What you have to do: Within the data below, copy each line where the string "pass" is found.
□ □ □ □ □
After: 86.28 (median of 6 runs). 1.01x the previous value.

```diff
diff --git a/dupl_amd/csrc/gemm_split.hip b/dupl_amd/csrc/gemm_split.hip
--- a/dupl_amd/csrc/gemm_split.hip
+++ b/dupl_amd/csrc/gemm_split.hip
@@ -451,6 +451,69 @@
                     const int row = mw + i * 32 + 8 * g + r;
                     if (nv > 0 && row < p.M)
                         epi16_quad(p, E, row, col, nv, t, bv, amx, pq[k], pre_ld ? (want_aux ? 2 : 1) : 0);
+                }
+            }
+        }
+}
+
+template <bool ACC, bool ATOM, bool OVERW>
+__device__ __forceinline__ void gemm16_epilogue_side16(const dupl_gemm16_desc& p, f32x4 (&acc)[4][4], float* __restrict__ side, const int mw,
+                                                       const int nw, const int lane, float& amx) {
+    const int l15 = lane & 15, g = lane >> 4;
+    const float alpha = (p.alpha_dev ? *p.alpha_dev : 1.f) * (p.post_scale != 0.f ? p.post_scale : 1.f);
+    const Epi16 E = epi16_setup(p);
+    const int cl = l15 * 4, rl = g;
+    const int col = nw + cl;
+    const int nv = min(4, p.N - col);
+    float bv[4] = {0.f, 0.f, 0.f, 0.f};
+    if (!ACC && p.bias && nv > 0) {
+#pragma unroll
+        for (int c = 0; c < 4; ++c)
+            if (c < nv) bv[c] = p.bias[col + c];
+    }
+    const bool want_aux = E.f_dgelu || E.f_rmask;
+    const bool pre_ld = !ACC && E.vec && nv == 4 && ((p.res != nullptr) != want_aux);
+    const float* pre_src = want_aux ? p.aux : p.res;
+    const int pre_ldm = want_aux ? p.ldaux : p.ldr;
+    auto tile_row = [](const int i, const int ep, const int s) { return 16 * i + 4 * (s >> 1) + 2 * ep + (s & 1); };
+#pragma unroll
+    for (int i = 0; i < 4; ++i)
+#pragma unroll
+        for (int ep = 0; ep < 2; ++ep) {
+            f32x4 pq[2] = {f32x4{0.f, 0.f, 0.f, 0.f}, f32x4{0.f, 0.f, 0.f, 0.f}};
+            if (pre_ld) {
+#pragma unroll
+                for (int k = 0; k < 2; ++k) {
+                    const int row = mw + tile_row(i, ep, rl + 4 * k);
+                    if (row < p.M) pq[k] = *reinterpret_cast<const f32x4*>(pre_src + (size_t)row * pre_ldm + col);
+                }
+            }
+#pragma unroll
+            for (int j = 0; j < 4; ++j)
+#pragma unroll
+                for (int de = 0; de < 2; ++de) side[(2 * g + de) * 64 + ((j * 16 + l15 + 16 * g) & 63)] = acc[i][j][2 * ep + de] * alpha;
+            if constexpr (ACC) {
+                if (nw + lane < p.N) {
+                    const bool fresh = OVERW && (p.flags & DUPL_GEMM_C_FRESH);
+#pragma unroll
+                    for (int r = 0; r < 8; ++r) {
+                        const int row = mw + tile_row(i, ep, r);
+                        if (row < p.M) {
+                            float* cp = p.C + (size_t)row * p.ldc + nw + lane;
+                            const float v = side[r * 64 + ((lane + 16 * (r >> 1)) & 63)];
+                            if (fresh) *cp = 0.f + v;
+                            else if constexpr (ATOM) unsafeAtomicAdd(cp, v);
+                            else *cp += v;
+                        }
+                    }
+                }
+            } else {
+#pragma unroll
+                for (int k = 0; k < 2; ++k) {
+                    const int s = rl + 4 * k;
+                    const f32x4 t = *reinterpret_cast<const f32x4*>(side + s * 64 + ((cl + 16 * (s >> 1)) & 63));
+                    const int row = mw + tile_row(i, ep, s);
+                    if (nv > 0 && row < p.M) epi16_quad(p, E, row, col, nv, t, bv, amx, pq[k], pre_ld ? (want_aux ? 2 : 1) : 0);
                 }
             }
         }
@@ -1501,9 +1564,305 @@
                           NWM * NWN);
 }
 
-template <int WM, int WN, int NWM, int NWN, int WPS, bool SK, int ACC, bool AKM, bool BKM, int STAGES = 3>
+template <int WM, int WN, int NWM, int NWN, int WPS, bool SK, int ACC, bool AKM, bool BKM, int STAGES = 3, bool ONESHOT = false>
+__device__ __forceinline__ void gemm_f16x3_km16_body(const dupl_gemm16_desc& p, const int g_gm, const int bid0, const int grid) {
+    using G = RingGeom<WM, WN, NWM, NWN>;
+    constexpr int BM = G::BM, BN = G::BN, NW = G::NW, PA = G::PA, PB = G::PB, STAGE = G::STAGE, PPW = G::PPW;
+    constexpr int APW = 2 * PA / NW;
+    constexpr int RB = 2 * WM, CB = 2 * WN;
+    constexpr int NDA = AKM ? 2 : 1, NDB = BKM ? 2 : 1;
+    constexpr int NLA = 4 * NDA, NLB = 2 * NDB;
+    constexpr int SIDE = NW * 2048;
+    static_assert(RB == 4 && CB == 4, "wave tile 64 x 64: two phases of two row blocks, the 4 x 4 side-buffer epilogue");
+    static_assert((2 * PA) % NW == 0, "pieces must divide over the waves, operand by operand");
+    static_assert(STAGES * STAGE + SIDE <= 160 * 1024, "LDS");
+    static_assert(!SK || ACC == 1, "stream-K pieces meet in atomics");
+    __shared__ __attribute__((aligned(1024))) char smem[STAGES * STAGE + SIDE];
+    const int tid = threadIdx.x;
+    const int lane = tid & 63, wave = __builtin_amdgcn_readfirstlane(tid >> 6);
+    const int wm = wave / NWN, wn = wave % NWN;
+    const int nbm = (p.M + BM - 1) / BM, nbn = (p.N + BN - 1) / BN;
+    const int ntf = p.K / TBK;
+    int nt = ntf;
+    const TileOrder<BM, BN> order(nbm, nbn, g_gm);
+
+    const int ka_valid = p.ka_valid > 0 ? p.ka_valid : p.K, kb_valid = p.kb_valid > 0 ? p.kb_valid : p.K;
+    const unsigned lda2 = __builtin_amdgcn_readfirstlane(p.lda * 2), ldb2 = __builtin_amdgcn_readfirstlane(p.ldb * 2);
+    const char* gp[PPW];
+    int prow[PPW];
+    int kt = 0;
+    auto plan = [&](const int m0, const int n0, const int k0) __attribute__((always_inline)) {
+#pragma unroll
+        for (int i = 0; i < PPW; ++i) {
+            const int g = wave + NW * i;
+            const bool isA = i < APW;
+            const int gg = isA ? g : g - 2 * PA;
+            const int PO = isA ? PA : PB;
+            const bool lo = gg >= PO;
+            const int q = lo ? gg - PO : gg;
+            const __half* plane = static_cast<const __half*>(isA ? (lo ? p.A_lo : p.A_hi) : (lo ? p.B_lo : p.B_hi));
+            const int ld = isA ? p.lda : p.ldb, r0 = isA ? m0 : n0, R = isA ? p.M : p.N;
+            const bool km = isA ? AKM : BKM;
+            if (!km) {
+                const int pr = lane >> 2;
+                const int jsrc = (lane & 3) ^ ((4 - (pr >> 2)) & 3);
+                const int row = min(r0 + q * 16 + pr, R - 1);
+                gp[i] = reinterpret_cast<const char*>(plane + (size_t)row * ld + (size_t)k0 * TBK) + jsrc * 16;
+                prow[i] = 0;
+            } else {
+                const int NPH = (isA ? BM : BN) / 32;
+                const int jj = q / NPH, dp = q - jj * NPH;
+                const int col = min(r0 + dp * 32 + km16_piece_col_bytes(0, lane) / 2, R - 8);
+                gp[i] = reinterpret_cast<const char*>(plane + col);
+                prow[i] = km16_piece_row(jj << 1, lane);
+            }
+        }
+        kt = k0;
+    };
+    auto dma_piece = [&](const int i, char* dst) __attribute__((always_inline)) {
+        const bool km = (i < APW) ? AKM : BKM;
+        if (!km) g16_dma_piece(gp[i], dst + i * (NW * 1024));
+        else {
+            const int kv = (i < APW) ? ka_valid : kb_valid;
+            const int krow = min(kt * TBK + prow[i], kv - 1);
+            __builtin_amdgcn_global_load_lds((const __attribute__((address_space(1))) void*)(gp[i] + (size_t)krow * ((i < APW) ? lda2 : ldb2)),
+                                             (__attribute__((address_space(3))) void*)(dst + i * (NW * 1024)), 16, 0, 0);
+        }
+    };
+    auto issue = [&](int buf) __attribute__((always_inline)) {
+        char* dst = smem + buf * STAGE + wave * 1024;
+#pragma unroll
+        for (int i = 0; i < PPW; ++i) dma_piece(i, dst);
+        ++kt;
+    };
+
+    const int l15 = lane & 15;
+    const int ch = ((lane >> 4) ^ ((4 - (l15 >> 2)) & 3)) * 16;
+    const int a_off = (wm * (32 * WM) + l15) * 64 + ch, b_off = 2 * PA * 1024 + (wn * (32 * WN) + l15) * 64 + ch;
+    const unsigned lds0 = (unsigned)(uintptr_t)((__attribute__((address_space(3))) char*)smem);
+    const unsigned akm0 = lds0 + km16_read_lane_off(lane) + wm * RB * 512, bkm0 = lds0 + 2 * PA * 1024 + km16_read_lane_off(lane) + wn * CB * 512;
+
+    f32x4 acc[RB][CB];
+    h4 fa0[8], fa1[8], fb[4 * CB];
+    auto tr_off = [](const unsigned addr, auto offc) __attribute__((always_inline)) { return km_tr_read<decltype(offc)::value>(addr); };
+    auto read_a = [&](auto ric, auto phc, const char* st, const unsigned so, h4(&fa)[8]) __attribute__((always_inline)) {
+        constexpr int RI = decltype(ric)::value, PH = decltype(phc)::value;
+        constexpr int f = RI / NDA, half = RI % NDA, pl = f >> 1, rbk = 2 * PH + (f & 1);
+        if constexpr (!AKM) {
+            const h8 v = *reinterpret_cast<const h8*>(st + pl * (PA * 1024) + a_off + rbk * 1024);
+            fa[2 * f] = __builtin_shufflevector(v, v, 0, 1, 2, 3);
+            fa[2 * f + 1] = __builtin_shufflevector(v, v, 4, 5, 6, 7);
+        } else {
+            fa[2 * f + half] = tr_off(akm0 + so, std::integral_constant<int, pl * (PA * 1024) + (half * (BM / 16) + rbk) * 512>{});
+        }
+    };
+    auto read_b = [&](auto ric, auto jc, const char* st, const unsigned so) __attribute__((always_inline)) {
+        constexpr int RI = decltype(ric)::value, J = decltype(jc)::value;
+        constexpr int pl = RI / NDB, half = RI % NDB, f = pl * CB + J;
+        if constexpr (!BKM) {
+            const h8 v = *reinterpret_cast<const h8*>(st + pl * (PB * 1024) + b_off + J * 1024);
+            fb[2 * f] = __builtin_shufflevector(v, v, 0, 1, 2, 3);
+            fb[2 * f + 1] = __builtin_shufflevector(v, v, 4, 5, 6, 7);
+        } else {
+            fb[2 * f + half] = tr_off(bkm0 + so, std::integral_constant<int, pl * (PB * 1024) + (half * (BN / 16) + J) * 512>{});
+        }
+    };
+    auto frag = [](const h4 lo, const h4 hi) __attribute__((always_inline)) { return __builtin_shufflevector(lo, hi, 0, 1, 2, 3, 4, 5, 6, 7); };
+    auto mfma_n = [&](auto phc, auto jc, auto nc, const h4(&fa)[8]) __attribute__((always_inline)) {
+        constexpr int PH = decltype(phc)::value, J = decltype(jc)::value, n = decltype(nc)::value, pass = n / 2, k = n % 2;
+        constexpr int af = pass == 2 ? 2 + k : k, bf = pass == 1 ? CB + J : J;
+        acc[2 * PH + k][J] = __builtin_amdgcn_mfma_f32_16x16x32_f16(frag(fa[2 * af], fa[2 * af + 1]), frag(fb[2 * bf], fb[2 * bf + 1]),
+                                                                    acc[2 * PH + k][J], 0, 0, 0);
+    };
+    constexpr int NMB = 6;
+    auto block = [&](auto phc, auto jc, auto nsc, const h4(&fa)[8], auto&& slot) __attribute__((always_inline)) {
+        constexpr int NS = decltype(nsc)::value;
+        if constexpr (NS == 0) {
+            static_for<NMB>([&](auto nc) __attribute__((always_inline)) { mfma_n(phc, jc, nc, fa); });
+        } else {
+            static_for<NS>([&](auto sc) __attribute__((always_inline)) {
+                constexpr int S = decltype(sc)::value, n0 = S * NMB / NS, n1 = (S + 1) * NMB / NS;
+                slot(sc);
+                static_for<n1 - n0>([&](auto kc) __attribute__((always_inline)) { mfma_n(phc, jc, std::integral_constant<int, n0 + decltype(kc)::value>{}, fa); });
+                __builtin_amdgcn_sched_barrier(0);
+            });
+        }
+    };
+    auto wait_a = [](h4(&f)[8]) __attribute__((always_inline)) {
+        asm volatile("s_waitcnt lgkmcnt(0)" : "+v"(f[0]), "+v"(f[1]), "+v"(f[2]), "+v"(f[3]), "+v"(f[4]), "+v"(f[5]), "+v"(f[6]), "+v"(f[7]) : : "memory");
+    };
+    auto pin4 = [](h4& a, h4& b, h4& c, h4& d) __attribute__((always_inline)) { asm volatile("" : "+v"(a), "+v"(b), "+v"(c), "+v"(d) : : "memory"); };
+    auto pin_b = [&](auto jc) __attribute__((always_inline)) {
+        constexpr int J = decltype(jc)::value;
+        pin4(fb[2 * J], fb[2 * J + 1], fb[2 * (CB + J)], fb[2 * (CB + J) + 1]);
+    };
+    constexpr std::integral_constant<int, 0> P0{};
+    constexpr std::integral_constant<int, 1> P1{};
+    constexpr std::integral_constant<int, CB - 1> JL{};
+    auto k_tile = [&](auto loadc, auto dmac, auto vmc, const int rb, const int nb) __attribute__((always_inline)) {
+        constexpr bool LOAD = decltype(loadc)::value, DMA = decltype(dmac)::value;
+        const char* st = smem + rb * STAGE;
+        const char* nx = smem + nb * STAGE;
+        const unsigned so = (unsigned)(rb * STAGE), son = (unsigned)(nb * STAGE);
+        wait_a(fa0);
+        static_for<CB - 1>([&](auto jc) __attribute__((always_inline)) { pin_b(jc); });
+        __builtin_amdgcn_sched_barrier(0);
+        constexpr int NL0 = NLB + NLA;
+        static_for<CB - 1>([&](auto jc) __attribute__((always_inline)) {
+            constexpr int J = decltype(jc)::value, L0 = J * NL0 / (CB - 1), L1 = (J + 1) * NL0 / (CB - 1);
+            block(P0, jc, std::integral_constant<int, L1 - L0>{}, fa0, [&](auto sc) __attribute__((always_inline)) {
+                constexpr int L = L0 + decltype(sc)::value;
+                if constexpr (L < NLB) read_b(std::integral_constant<int, L>{}, JL, st, so);
+                else read_a(std::integral_constant<int, L - NLB>{}, P1, st, so, fa1);
+            });
+        });
+        wait_a(fa1);
+        pin_b(JL);
+        __builtin_amdgcn_sched_barrier(0);
+        block(P0, JL, std::integral_constant<int, 0>{}, fa0, [](auto) {});
+        __builtin_amdgcn_sched_barrier(0);
+        if constexpr (LOAD) {
+            __builtin_amdgcn_s_waitcnt(WAIT_LGKM0_VM(decltype(vmc)::value));
+            __builtin_amdgcn_s_barrier();
+            asm volatile("" ::: "memory");
+        }
+        char* dst = smem + rb * STAGE + wave * 1024;
+        static_for<CB>([&](auto jc) __attribute__((always_inline)) {
+            constexpr int J = decltype(jc)::value;
+            constexpr int D0 = DMA ? J * PPW / CB : 0, D1 = DMA ? (J + 1) * PPW / CB : 0;
+            constexpr int NRD = LOAD ? (J == 0 ? NLA : NLB) : 0;
+            block(P1, jc, std::integral_constant<int, NRD + (D1 - D0)>{}, fa1, [&](auto sc) __attribute__((always_inline)) {
+                constexpr int S = decltype(sc)::value;
+                if constexpr (S < NRD) {
+                    if constexpr (J == 0) read_a(sc, P0, nx, son, fa0);
+                    else read_b(sc, std::integral_constant<int, J - 1>{}, nx, son);
+                } else {
+                    constexpr int I = D0 + S - NRD;
+                    dma_piece(I, dst);
+                    if constexpr (I == PPW - 1) ++kt;
+                }
+            });
+        });
+        __builtin_amdgcn_sched_barrier(0);
+    };
+
+    int bid = bid0;
+    int pos = 0, pend = 0;
+    int m0, n0;
+    if constexpr (SK) {
+        const int T = order.nblk * ntf, G = grid;
+        if (p.sk_slices > 0) {
+            const int S = p.sk_slices, nblk = order.nblk, U = nblk * S;
+            const int xcd = bid & 7, idx = bid >> 3;
+            const int ulo = (int)((long)U * xcd / 8), uhi = (int)((long)U * (xcd + 1) / 8);
+            if (idx >= uhi - ulo) return;
+            const int u = ulo + idx;
+            const int slice = u / nblk, lid = u - slice * nblk;
+            const int per = (ntf + S - 1) / S;
+            const int k0 = slice * per;
+            nt = min(per, ntf - k0);
+            pos = lid * ntf + k0;
+            pend = pos + nt;
+            order.lid_origin(lid, m0, n0);
+            plan(m0, n0, k0);
+        } else {
+            const int L = (bid & 7) * (G >> 3) + (bid >> 3);
+            auto cut = [&](const int l) {
+                int x = (int)((long)T * l / G);
+                const int r = x % ntf;
+                if (r && r < 3) x -= r;
+                else if (r > ntf - 3) x += ntf - r;
+                return x;
+            };
+            pos = cut(L);
+            pend = cut(L + 1);
+            if (pos >= pend) return;
+            const int lid = pos / ntf, k0 = pos - lid * ntf;
+            nt = min(pend - pos, ntf - k0);
+            order.lid_origin(lid, m0, n0);
+            plan(m0, n0, k0);
+        }
+    } else if constexpr (ONESHOT) {
+        if (bid >= order.nblk) return;
+        order.lid_origin(bid, m0, n0);
+        plan(m0, n0, 0);
+    } else {
+        if (!order.has_tile(bid)) return;
+        order.tile_origin(bid, m0, n0);
+        plan(m0, n0, 0);
+    }
+#pragma unroll
+    for (int s = 0; s < STAGES; ++s) issue(s);
+    bool first = true;
+    float amx = 0.f;
+    for (;;) {
+#pragma unroll
+        for (int i = 0; i < RB; ++i)
+#pragma unroll
+            for (int j = 0; j < CB; ++j) acc[i][j] = f32x4{0.f, 0.f, 0.f, 0.f};
+        if (first) asm volatile("s_waitcnt vmcnt(%0)" ::"n"((STAGES - 1) * PPW) : "memory");
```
□ □ □ □ □
Expected answer:
+        constexpr int PH = decltype(phc)::value, J = decltype(jc)::value, n = decltype(nc)::value, pass = n / 2, k = n % 2;
+        constexpr int af = pass == 2 ? 2 + k : k, bf = pass == 1 ? CB + J : J;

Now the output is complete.